String (3-letter ISO 4217 code)

The currency for all monetary values in the dataset. Must be a valid ISO 4217 code such as EUR, USD, or GBP. Pattern: ^[A-Z]{3}$

reference_year

String (4-digit year)

The year in which all monetary values are denominated (real prices). Pattern: ^\d{4}$ Example: "2025"

Entity Collections

Each entity collection is an optional list of objects. Every object in every collection has a required name field that serves as its unique identifier within the collection.

Collection Entity Type Description

balance

Balance

Nodes that maintain an input/output balance in each time step.

storage

Storage

Nodes with an internal state variable for stored energy.

commodity

Commodity

Nodes where the model can buy or sell against an exogenous price.

unit

Unit

Conversion units that transform inputs to outputs.

node_to_unit

Node_to_unit

Input ports — flow from a node into a unit.

unit_to_node

Unit_to_node

Output ports — flow from a unit into a node.

link

Link

Connections between two nodes for energy transfer.

group

Group

Defines shared constraints across multiple entities.

group_entity

Group_entity

Assigns an entity as a member of a group.

period

Period

Investment periods and how many years each represents.

solve_pattern

Solve_pattern

Solver configuration: solve mode, time structure, rolling horizon.

system

System

Whole-system parameters such as solve order and inflation rate.

constraint

Constraint

User-defined constraints on decision variables.

Common Entity Fields

All entities inherit from the abstract Entity base class. The following fields are available on every entity:

Field Type Required Description

name

String

Yes

User-facing unique identifier within the collection.

semantic_id

URI or CURIE

No

Optional identifier for semantic web integration.

alternative_names

List of strings

No

Alternative names and aliases.

description

String

No

Free-text description of the entity.

Complex Value Types

Several parameters accept structured values beyond simple scalars. This section specifies each complex type.

Time Series

A time series is a YAML list of numeric values whose length must match the timeline array. Each element corresponds to the time step at the same index.

flow_profile: [-602.1, -780.7, -802, -769.1, -1171.9, -1357.8, -1475.2, -1575.1, -1673.2, -1500]

Time series are used for:

  • flow_profile — demand or generation profiles on Balance and Storage nodes

  • profile_limit_upper / profile_limit_lower — time-varying capacity factor bounds on ports

  • availability — forced outage profiles on units, ports, and links

  • constant — right-hand side of constraints (when multivalued)

PeriodFloat

A PeriodFloat represents a value that varies by investment period.
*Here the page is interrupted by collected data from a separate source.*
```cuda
typedef CUresult (*EncodeTiledFn)(CUtensorMap*, CUtensorMapDataType, cuuint32_t, void*, const cuuint64_t*,
                                  const cuuint64_t*, const cuuint32_t*, const cuuint32_t*, CUtensorMapInterleave,
                                  CUtensorMapSwizzle, CUtensorMapL2promotion, CUtensorMapFloatOOBfill);
typedef CUresult (*EncodeIm2colFn)(CUtensorMap*, CUtensorMapDataType, cuuint32_t, void*, const cuuint64_t*,
                                   const cuuint64_t*, const int*, const int*, cuuint32_t, cuuint32_t, const cuuint32_t*,
                                   CUtensorMapInterleave, CUtensorMapSwizzle, CUtensorMapL2promotion,
                                   CUtensorMapFloatOOBfill);

inline void* driver_entry(const char* name) {
  void* fn = nullptr;
  cudaDriverEntryPointQueryResult qres;
  if (cudaGetDriverEntryPoint(name, &fn, cudaEnableDefault, &qres) != cudaSuccess || qres != cudaDriverEntryPointSuccess)
    return nullptr;
  return fn;
}

inline void small_tensor_fixup(CUtensorMap* m, uint64_t tensor_bytes) {
  static int drv = -1;
  if (drv < 0) cudaDriverGetVersion(&drv);
  if (drv <= 13010 && tensor_bytes < 131072) reinterpret_cast<uint64_t*>(m)[1] &= ~(1ull << 21);
}

inline int encode_2d(CUtensorMap* m, CUtensorMapDataType dtype, uint32_t esize, CUtensorMapSwizzle swizzle,
                     const void* base, uint64_t cols, uint64_t rows, uint64_t pitch_elems, uint32_t box_cols,
                     uint32_t box_rows) {
  static EncodeTiledFn fn = (EncodeTiledFn)driver_entry("cuTensorMapEncodeTiled");
  if (!fn) return -1;
  const cuuint64_t dims[2] = {cols, rows};
  const cuuint64_t strides[1] = {pitch_elems * esize};
  const cuuint32_t box[2] = {box_cols, box_rows};
  const cuuint32_t estr[2] = {1, 1};
  const CUresult r = fn(m, dtype, 2, const_cast<void*>(base), dims, strides, box, estr, CU_TENSOR_MAP_INTERLEAVE_NONE,
                        swizzle, CU_TENSOR_MAP_L2_PROMOTION_L2_256B, CU_TENSOR_MAP_FLOAT_OOB_FILL_NONE);
  if (r != CUDA_SUCCESS) return (int)r;
  small_tensor_fixup(m, rows * pitch_elems * esize);
  return 0;
}
inline int encode_2d_bf16(CUtensorMap* m, const void* base, uint64_t cols, uint64_t rows, uint64_t pitch_elems,
                          uint32_t box_cols, uint32_t box_rows) {
  return encode_2d(m, CU_TENSOR_MAP_DATA_TYPE_BFLOAT16, 2, CU_TENSOR_MAP_SWIZZLE_128B, base, cols, rows, pitch_elems,
                   box_cols, box_rows);
}
inline int encode_2d_u8(CUtensorMap* m, const void* base, uint64_t cols, uint64_t rows, uint64_t pitch_elems,
                        uint32_t box_cols, uint32_t box_rows) {
  return encode_2d(m, CU_TENSOR_MAP_DATA_TYPE_UINT8, 1, CU_TENSOR_MAP_SWIZZLE_64B, base, cols, rows, pitch_elems,
                   box_cols, box_rows);
}

inline int encode_im2col(CUtensorMap* m, CUtensorMapDataType dtype, uint32_t esize, CUtensorMapSwizzle swizzle,
                         const void* base, int n, int h, int w, int c, int base_w, int base_h, int out_w, int out_h,
                         int str_w, int str_h, uint32_t channels, uint32_t pixels) {
  static EncodeIm2colFn fn = (EncodeIm2colFn)driver_entry("cuTensorMapEncodeIm2col");
  if (!fn) return -1;
  const cuuint64_t dims[4] = {(cuuint64_t)c, (cuuint64_t)w, (cuuint64_t)h, (cuuint64_t)n};
  const cuuint64_t strides[3] = {(cuuint64_t)c * esize, (cuuint64_t)w * c * esize, (cuuint64_t)h * w * c * esize};
  const int lower[2] = {base_w, base_h};
  const int upper[2] = {(out_w - 1) * str_w + base_w + 1 - w, (out_h - 1) * str_h + base_h + 1 - h};
  if (lower[0] < -128 || lower[0] > 127 || lower[1] < -128 || lower[1] > 127 || upper[0] < -128 || upper[0] > 127 ||
      upper[1] < -128 || upper[1] > 127 || str_w > 8 || str_h > 8)
    return -2;
  const cuuint32_t estr[4] = {1, (cuuint32_t)str_w, (cuuint32_t)str_h, 1};
  const CUresult r = fn(m, dtype, 4, const_cast<void*>(base), dims, strides, lower, upper, channels, pixels, estr,
                        CU_TENSOR_MAP_INTERLEAVE_NONE, swizzle, CU_TENSOR_MAP_L2_PROMOTION_L2_256B,
                        CU_TENSOR_MAP_FLOAT_OOB_FILL_NONE);
  if (r != CUDA_SUCCESS) return (int)r;
  small_tensor_fixup(m, (uint64_t)n * h * w * c * esize);
  return 0;
}
inline int encode_im2col_bf16(CUtensorMap* m, const void* base, int n, int h, int w, int c, int base_w, int base_h,
                              int out_w, int out_h, int str_w, int str_h, uint32_t channels, uint32_t pixels) {
  return encode_im2col(m, CU_TENSOR_MAP_DATA_TYPE_BFLOAT16, 2, CU_TENSOR_MAP_SWIZZLE_128B, base, n, h, w, c, base_w,
                       base_h, out_w, out_h, str_w, str_h, channels, pixels);
}
inline int encode_im2col_u8(CUtensorMap* m, const void* base, int n, int h, int w, int c, int base_w, int base_h,
                            int out_w, int out_h, int str_w, int str_h, uint32_t channels, uint32_t pixels) {
  return encode_im2col(m, CU_TENSOR_MAP_DATA_TYPE_UINT8, 1, CU_TENSOR_MAP_SWIZZLE_64B, base, n, h, w, c, base_w,
                       base_h, out_w, out_h, str_w, str_h, channels, pixels);
}

#ifdef __CUDACC__
__device__ __forceinline__ void prefetch_map(const CUtensorMap* m) {
  asm volatile("prefetch.tensormap [%0];" ::"l"(reinterpret_cast<uint64_t>(m)) : "memory");
}
__device__ __forceinline__ void mbar_arrive_expect_tx(uint64_t* bar, uint32_t bytes) {
  asm volatile("mbarrier.arrive.expect_tx.shared::cta.b64 _, [%0], %1;" ::"r"(pftc::smem_u32(bar)), "r"(bytes) : "memory");
}
__device__ __forceinline__ void load_2d(uint32_t dst, const CUtensorMap* m, uint64_t* bar, int col, int row) {
  asm volatile(
      "cp.async.bulk.tensor.2d.shared::cluster.global.tile.mbarrier::complete_tx::bytes [%0], [%1, {%3, %4}], [%2];" ::"r"(dst),
      "l"(reinterpret_cast<uint64_t>(m)), "r"(pftc::smem_u32(bar)), "r"(col), "r"(row)
      : "memory");
}
__device__ __forceinline__ void load_im2col(uint32_t dst, const CUtensorMap* m, uint64_t* bar, int c, int w, int h, int n,
                                            uint32_t off_w, uint32_t off_h) {
  asm volatile(
      "cp.async.bulk.tensor.4d.shared::cluster.global.im2col.mbarrier::complete_tx::bytes [%0], [%1, {%3, %4, %5, %6}], [%2], "
      "{%7, %8};" ::"r"(dst),
      "l"(reinterpret_cast<uint64_t>(m)), "r"(pftc::smem_u32(bar)), "r"(c), "r"(w), "r"(h), "r"(n), "h"((uint16_t)off_w),
      "h"((uint16_t)off_h)
      : "memory");
}
#endif

}
```

Measured before the change: 2770.

## Extend chunked conv epilogue to fused BN-output path with per-warpgroup tables

```diff
diff --git a/pocketflow_b200/csrc/pf_conv_tma.cu b/pocketflow_b200/csrc/pf_conv_tma.cu
--- a/pocketflow_b200/csrc/pf_conv_tma.cu
+++ b/pocketflow_b200/csrc/pf_conv_tma.cu
@@ -30,11 +30,46 @@
 constexpr int kPingPongThreads = (kMmaWarps + 4) * 32;
 constexpr int kProducerRegs = 40, kConsumerRegs = 232;
 
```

It contains two parallel arrays: period (list of period names) and value (list of floats).

discount_rate:
  period: [y2030, y2035]
  value: [6.0, 5.5]

Many parameters accept either a single float or a PeriodFloat. When a single float is given, that value applies to all periods.

Parameters that support PeriodFloat include:

  • units_existing, storages_existing, links_existing

  • discount_rate, payback_time

  • investment_cost, fixed_cost, other_operational_cost

  • price_per_unit

  • penalty_upward, penalty_downward

  • inflation_rate

DirectionalValue

A DirectionalValue holds separate values for the forward and reverse directions of a bidirectional link. Forward means Node_A to Node_B; reverse means Node_B to Node_A.

efficiency:
  forward: 98.0
  reverse: 95.0

Both forward and reverse can also be time series (lists of floats matching the timeline).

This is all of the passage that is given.